(Source data)

---*---

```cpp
int genrl_split_h2(const float* x, long ldx, int R, int Cn, uint16_t* out, long ld_out, long plane, float* inv, int transpose,
                   void* stream);
int genrl_gemm_h2(const uint16_t* a0, long a0_ld, long a0_plane, const float* a0_inv, const uint16_t* b0, long b0_ld, long b0_plane,
                  const float* b0_inv, int k0, const uint16_t* a1, long a1_ld, long a1_plane, const float* a1_inv,
                  const uint16_t* b1, long b1_ld, long b1_plane, const float* b1_inv, int k1,
                  float* C, long ldc, const float* bias, int M, int N, int accumulate, void* stream);
int genrl_gemm_h2_pair(const uint16_t* a, long a_ld, long a_plane, const float* a_inv, int k,
// ... 126 lines not shown
int genrl_gemm_h2_tn_conv(const uint16_t* a, long a_ld, long a_plane, const float* a_inv, const uint16_t* img, long ld_img,
                          long plane_img, const float* img_inv, const unsigned* rowoff, int W, int Cc, int k, float* C, long ldc,
                          int NI, int M, int accumulate, void* ws, long ws_bytes, void* stream);
typedef struct {
  const float* src; long ldx; int R, Cn;
  uint16_t* out; long ld_out, plane; float* inv;
  int transpose;
} genrl_split_desc;
int genrl_split_h2_batch(const genrl_split_desc* descs, int n, void* stream);
int genrl_split_x3(const float* x, long ldx, int R, int Cn, uint16_t* out, long ld_out, long plane, int transpose,
                   void* stream);
int genrl_gemm_x3(const uint16_t* a0, long a0_ld, long a0_plane, const uint16_t* b0, long b0_ld, long b0_plane, int k0,
                  const uint16_t* a1, long a1_ld, long a1_plane, const uint16_t* b1, long b1_ld, long b1_plane, int k1,
                  float* C, long ldc, const float* bias, int M, int N, int accumulate, void* stream);
int genrl_planes_force_tile(int t);
long genrl_planes_last_route(void);
#define GENRL_ROUTE_64_NS3        0x1u
#define GENRL_ROUTE_64_NS2        0x2u
#define GENRL_ROUTE_64_SAMPLE     0x4u
#define GENRL_ROUTE_64_LN         0x8u
#define GENRL_ROUTE_128_PLAIN     0x10u
#define GENRL_ROUTE_128_HL        0x20u
#define GENRL_ROUTE_128_HLW       0x40u
#define GENRL_ROUTE_CONV_PLAIN    0x80u
#define GENRL_ROUTE_CONV_HL       0x100u
#define GENRL_ROUTE_CONV_HLW      0x200u
#define GENRL_ROUTE_CONV_TALL96   0x400u
#define GENRL_ROUTE_SUBPIXEL_HL   0x800u
#define GENRL_ROUTE_SUBPIXEL_HLW  0x1000u
#define GENRL_ROUTE_X3_64         0x2000u
#define GENRL_ROUTE_X3_128        0x4000u
#define GENRL_ROUTE_TN            0x8000u
#define GENRL_ROUTE_TN_CONV       0x10000u

int genrl_ln_act_fwd_h2(const float* x, long ldx, const float* gamma, const float* beta, float* y, long ldy, float* mean,
                        float* rstd, int M, int N, float eps, int act, uint16_t* yp, long ldp, long plane, float* inv,
                        void* stream);
typedef struct {
  const float* part; float* out0; float* out1; float* out2;
  int nchunk, N, np, accumulate;
} genrl_reduce_desc;
int genrl_ln_bwd_parts(int M, int N);
int genrl_reduce_params_batch(const genrl_reduce_desc* descs, int n, void* stream);
int genrl_ln_act_bwd_h2(const float* dy, long lddy, const float* x, long ldx, const float* gamma, const float* beta,
                        const float* mean, const float* rstd, float* dx, long lddx, float* dgamma, float* dbeta,
                        float* dcolsum, float* ws, int M, int N, int act, int accumulate_params, uint16_t* dxp, long ldp,
                        long plane, float* inv, void* stream);
int genrl_gru_gates_fwd_h2(const float* pre, const float* h, long ldh, const float* gamma, const float* beta,
                           float* hout, long ldo, float* hout2, const float* hout2_scale, float* mean, float* rstd,
                           int R, int D, float eps, uint16_t* hp, long ldp, long plane, float* inv, void* stream);
int genrl_gru_gates_bwd_h2(const float* dhout, long lddo, const float* dhout2, const float* dhout2_scale,
                           const float* pre, const float* h, long ldh, const float* gamma, const float* beta,
                           const float* mean, const float* rstd, float* dpre, float* dh, long lddh, float* dgamma,
                           float* dbeta, float* ws, int R, int D, int accumulate_params, const float* dhout2_parts,
                           int nparts, long part_stride, uint16_t* dprep, long ldp, long plane, float* inv, void* stream);
int genrl_actor_head_fwd_h2(const float* raw, const float* eps, float* action, float* mean, float* std, long R, int A,
                            float min_std, float max_std, long ld_action, uint16_t* ap, long ldp, long plane, float* inv,
                            void* stream);
int genrl_onehot_fwd_h2(const float* logits, const float* q, float* sample, float* probs, long G, int K, float unimix,
                        uint16_t* sp, int rowlen, long ldp, long plane, float* inv, void* stream);
int genrl_onehot_bwd_planes_only_ok(int K, int rowlen);
int genrl_onehot_bwd_h2(const float* logits, const float* gsample, float* dlogits, long G, int K, float unimix,
                        int accumulate, uint16_t* dp, int rowlen, long ldp, long plane, float* inv, void* stream);

int genrl_sgemm_skinny_parts(const float* A, long a_rs, const float* B, long b_rs, long b_ks, float* P, long ldp,
                             long part_stride, int M, int N, int K, int nparts, void* stream);
// ... 183 lines not shown
```

Before: 45.35.

## Add rectangular 64x192 and 128x64 h2 GEMM tiles for mid-size grids

Adds two rectangular tile shapes to the fp16-plane GEMM kernel. The 64x192 shape stages one plane per half-stage over four buffers, with a new half-iteration schedule. The 128x64 shape is also offered for the pair-of-products kernel. Routing picks them when the 64x64 tile count is over 256 but the rectangular tile count falls in 225-256, so the grid fits roughly one wave of CUs and each tile reuses more of its loaded operands. The cost is added kernel complexity, more register pressure, and a risk of scheduling or correctness issues in the new half-plane pipeline.

After: 45.91, median of 6. +1.2%, better.

```diff
diff --git a/genrl_amd/csrc/gemm_planes.hip b/genrl_amd/csrc/gemm_planes.hip
--- a/genrl_amd/csrc/gemm_planes.hip
+++ b/genrl_amd/csrc/gemm_planes.hip
@@ -65,18 +65,25 @@
                                                  const float* __restrict__ bias, int M, int N, int accumulate,
                                                  int tiles_m, int tiles_n, int xcd_m, SampleEpi smp, ConvGather cg, LnEpi ln, PairSel pr) {
   static_assert(!LNE || (TM * TN == 1 && FMT == 1 && !CONV && PF == 0), "LayerNorm epilogue: 64x64 h2 tile");
-  static_assert(!IS_PAIR || (TM * TN == 1 && FMT == 1 && !CONV && PF == 0 && !LNE), "pair of products: 64x64 h2 tile");
+  constexpr bool RECT = TM != TN;
+  static_assert(!RECT || (FMT == 1 && NACC == 3 && FOLD && !CONV && PF == 0 && !LNE && ((TM == 1 && TN == 3) || (TM == 2 && TN == 1))),
+                "rectangular tiles: 64x192 and 128x64, h2");
+  static_assert(!IS_PAIR || (TN == 1 && (TM == 1 || TM == 2) && FMT == 1 && !CONV && PF == 0 && !LNE), "pair of products: 64x64 or 128x64 h2 tile");
   constexpr int BM = 64 * TM, BN = 64 * TN;
-  static_assert(!(FMT == 1 && FOLD) || (BM == 64 && BN == 64), "segment fold: 64x64 h2 tile");
+  static_assert(!(FMT == 1 && FOLD) || (BM == 64 && BN == 64) || RECT, "segment fold: 64x64, 64x192 and 128x64 h2 tiles");
   constexpr int NPL = FMT ? 2 : 3, NPROD = FMT ? 3 : 6;
   constexpr int ROWB = BK * 2;
   constexpr int CPR = ROWB / 16;
   constexpr int RPC = 1024 / ROWB;
-  constexpr int A_BYTES = NPL * BM * ROWB, B_BYTES = NPL * BN * ROWB, STAGE = A_BYTES + B_BYTES;
+  constexpr bool HP = RECT && TN == 3;
+  static_assert(!HP || (BK == 64 && NS == 4), "64 x 192: four half stages of one plane of 64 k");
+  constexpr int NPLS = HP ? 1 : NPL;
+  constexpr int A_BYTES = NPLS * BM * ROWB, B_BYTES = NPLS * BN * ROWB, STAGE = A_BYTES + B_BYTES;
   constexpr int APIECES = A_BYTES / 1024, BPIECES = B_BYTES / 1024;
   static_assert(APIECES % 2 == 0 && BPIECES % 2 == 0, "pieces split over two waves per operand");
   constexpr int NPA = APIECES / 2, NPB = BPIECES / 2;
-  constexpr int NPMAX = NPA > NPB ? NPA : NPB;
+  static_assert(!RECT || (APIECES + BPIECES) % 4 == 0, "rectangular tiles: the stage's pieces divide over the four waves");
+  constexpr int NPMAX = RECT ? (APIECES + BPIECES) / 4 : (NPA > NPB ? NPA : NPB);
   constexpr int KS = BK / 16;
   static_assert(PF == 0 || (BK == 64 && !CONV), "prefetch: 128-byte tile rows, plain operands");
   constexpr int NPF = PF ? TM : 0;
@@ -135,6 +142,8 @@
   const int gpp = rows_t / RPC;
   const int r_in = lane / CPR, slot = lane % CPR;
   const char* gbase;
+  const char* gbase_b = nullptr;
+  long pl_a = 0, pl_b = 0;
   unsigned voff[NPMAX];
   unsigned pfoff[NPF ? NPF : 1];
   auto setup = [&](const PlaneSeg& s) __attribute__((always_inline)) {
@@ -142,6 +151,22 @@
     const long ld = isB ? s.b_ld : s.a_ld, plane = isB ? s.b_plane : s.a_plane;
     const int rows_total = isB ? N : M, r0 = isB ? n0 : m0;
     gbase = reinterpret_cast<const char*>(P);
+    if constexpr (RECT) {
+      gbase = reinterpret_cast<const char*>(s.a); gbase_b = reinterpret_cast<const char*>(s.b);
+      pl_a = s.a_plane * 2; pl_b = s.b_plane * 2;
+#pragma unroll
+      for (int i = 0; i < NPMAX; ++i) {
+        const int q = wave * NPMAX + i;
+        const bool pb = q >= APIECES;
+        const int qo = pb ? q - APIECES : q, gpo = (pb ? BN : BM) / RPC;
+        const int p = qo / gpo, row = (qo % gpo) * RPC + r_in;
+        const int f = BK == 64 ? (row >> 1) & 7 : (row >> 2) & 3;
+        const long ldo = pb ? s.b_ld : s.a_ld, plo = pb ? s.b_plane : s.a_plane;
+        const int last = (pb ? N : M) - 1, ro = pb ? n0 : m0;
+        voff[i] = (unsigned)((p * plo + (long)min(ro + row, last) * ldo) * 2 + ((slot ^ f) << 4));
+      }
+      return;
+    }
     if constexpr (PF > 0) {
 #pragma unroll
       for (int i = 0; i < NPF; ++i) {
@@ -183,7 +208,7 @@
       }
     }
   }
-  const unsigned piece0 = lds0 + (isB ? A_BYTES : 0) + (wave & 1) * npieces * 1024;
+  const unsigned piece0 = RECT ? lds0 + wave * NPMAX * 1024 : lds0 + (isB ? A_BYTES : 0) + (wave & 1) * npieces * 1024;
   const int l32 = lane & 31, h32 = lane >> 5;
   const int f_rd = BK == 64 ? (l32 >> 1) & 7 : (l32 >> 2) & 3;
   unsigned xoff[KS];
@@ -253,8 +278,8 @@
                                        (__attribute__((address_space(3))) void*)(uintptr_t)(lds0 + LN_T), 4, 0, 0);
   }
   const int nk0 = s0.k / BK, nk = nk0 + s1.k / BK;
-  static_assert(NPA == NPB, "square wave grids only (one DMA count per wave)");
-  constexpr int NP = NPA;
+  static_assert(RECT || NPA == NPB, "one DMA count per wave");
+  constexpr int NP = RECT ? NPMAX : NPA;
   if (!(CONV && !isB)) setup(s0);
   int seg_left = nk0, left = nk;
   bool first = true;
@@ -286,7 +311,10 @@
       }
     }
     if (seg_left == 0 && left > 0) { setup(s1); seg_left = left; }
-    else if (!first && left > 0) gbase += BK * 2;
+    else if (!first && left > 0) {
+      gbase += BK * 2;
+      if constexpr (RECT) gbase_b += BK * 2;
+    }
     first = false;
     --seg_left; --left;
   };
@@ -303,28 +331,64 @@
     if constexpr (CONV) {
       if (!isB) { glds16(gbase + (size_t)(voff[i] + koff[i & 1]), piece0 + buf * STAGE + i * 1024); return; }
     }
+    if constexpr (RECT) {
+      glds16((wave * NPMAX + i >= APIECES ? gbase_b : gbase) + (size_t)voff[i], piece0 + buf * STAGE + i * 1024);
+      return;
+    }
     glds16(gbase + (size_t)voff[i], piece0 + buf * STAGE + i * 1024);
   };
-#pragma unroll
-  for (int st = 0; st < NS; ++st) {
+  const int nu0 = 2 * nk0, nu = 2 * nk;
+  int hissued = 0;
+  auto next_half = [&]() __attribute__((always_inline)) {
+    if (hissued == nu0 && hissued < nu) setup(s1);
+    else if (hissued > 0 && hissued < nu) {
+      if (hissued & 1) { gbase += pl_a; gbase_b += pl_b; }
+      else { gbase += 128 - pl_a; gbase_b += 128 - pl_b; }
+    }
+    ++hissued;
+  };
+  auto read_half = [&](int set, int p, int r, int buf) __attribute__((always_inline)) {
+    const int s = r / NB_, blk = r % NB_;
+    fr[set][s][blk][p] = blk < TM ? ldfrag(a_s[s] + (blk * 32 * ROWB + buf * STAGE)) : ldfrag(b_s[s] + ((blk - TM) * 32 * ROWB + buf * STAGE));
+  };
+  if constexpr (HP) {
+#pragma unroll
+    for (int st = 0; st < NS; ++st) {
+      next_half();
+#pragma unroll
+      for (int i = 0; i < NP; ++i) issue_one(st, i);
+    }
+    next_half();
+    wait_vm<(NS - 1) * NP>();
+    __builtin_amdgcn_s_barrier();
+#pragma unroll
+    for (int r = 0; r < KS * NB_; ++r) read_half(0, 0, r, 0);
+  } else {
+#pragma unroll
+    for (int st = 0; st < NS; ++st) {
+      next_stage();
+      if (st) prefetch();
+#pragma unroll
+      for (int i = 0; i < NP; ++i) issue_one(st, i);
+    }
     next_stage();
-    if (st) prefetch();
-#pragma unroll
-    for (int i = 0; i < NP; ++i) issue_one(st, i);
-  }
-  next_stage();
-  wait_vm<(NS - 1) * (NP + NPF)>();
-  __builtin_amdgcn_s_barrier();
-#pragma unroll
-  for (int r = 0; r < NR; ++r) read_one(0, r, 0);
+    wait_vm<(NS - 1) * (NP + NPF)>();
+    __builtin_amdgcn_s_barrier();
+#pragma unroll
+    for (int r = 0; r < NR; ++r) read_one(0, r, 0);
+  }
 
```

---*---

● **What is expected**:
Where a line above holds the word "prefetch", copy it.

● **Finished exercise**:
   static_assert(PF == 0 || (BK == 64 && !CONV), "prefetch: 128-byte tile rows, plain operands");
+      if (st) prefetch();
-    if (st) prefetch();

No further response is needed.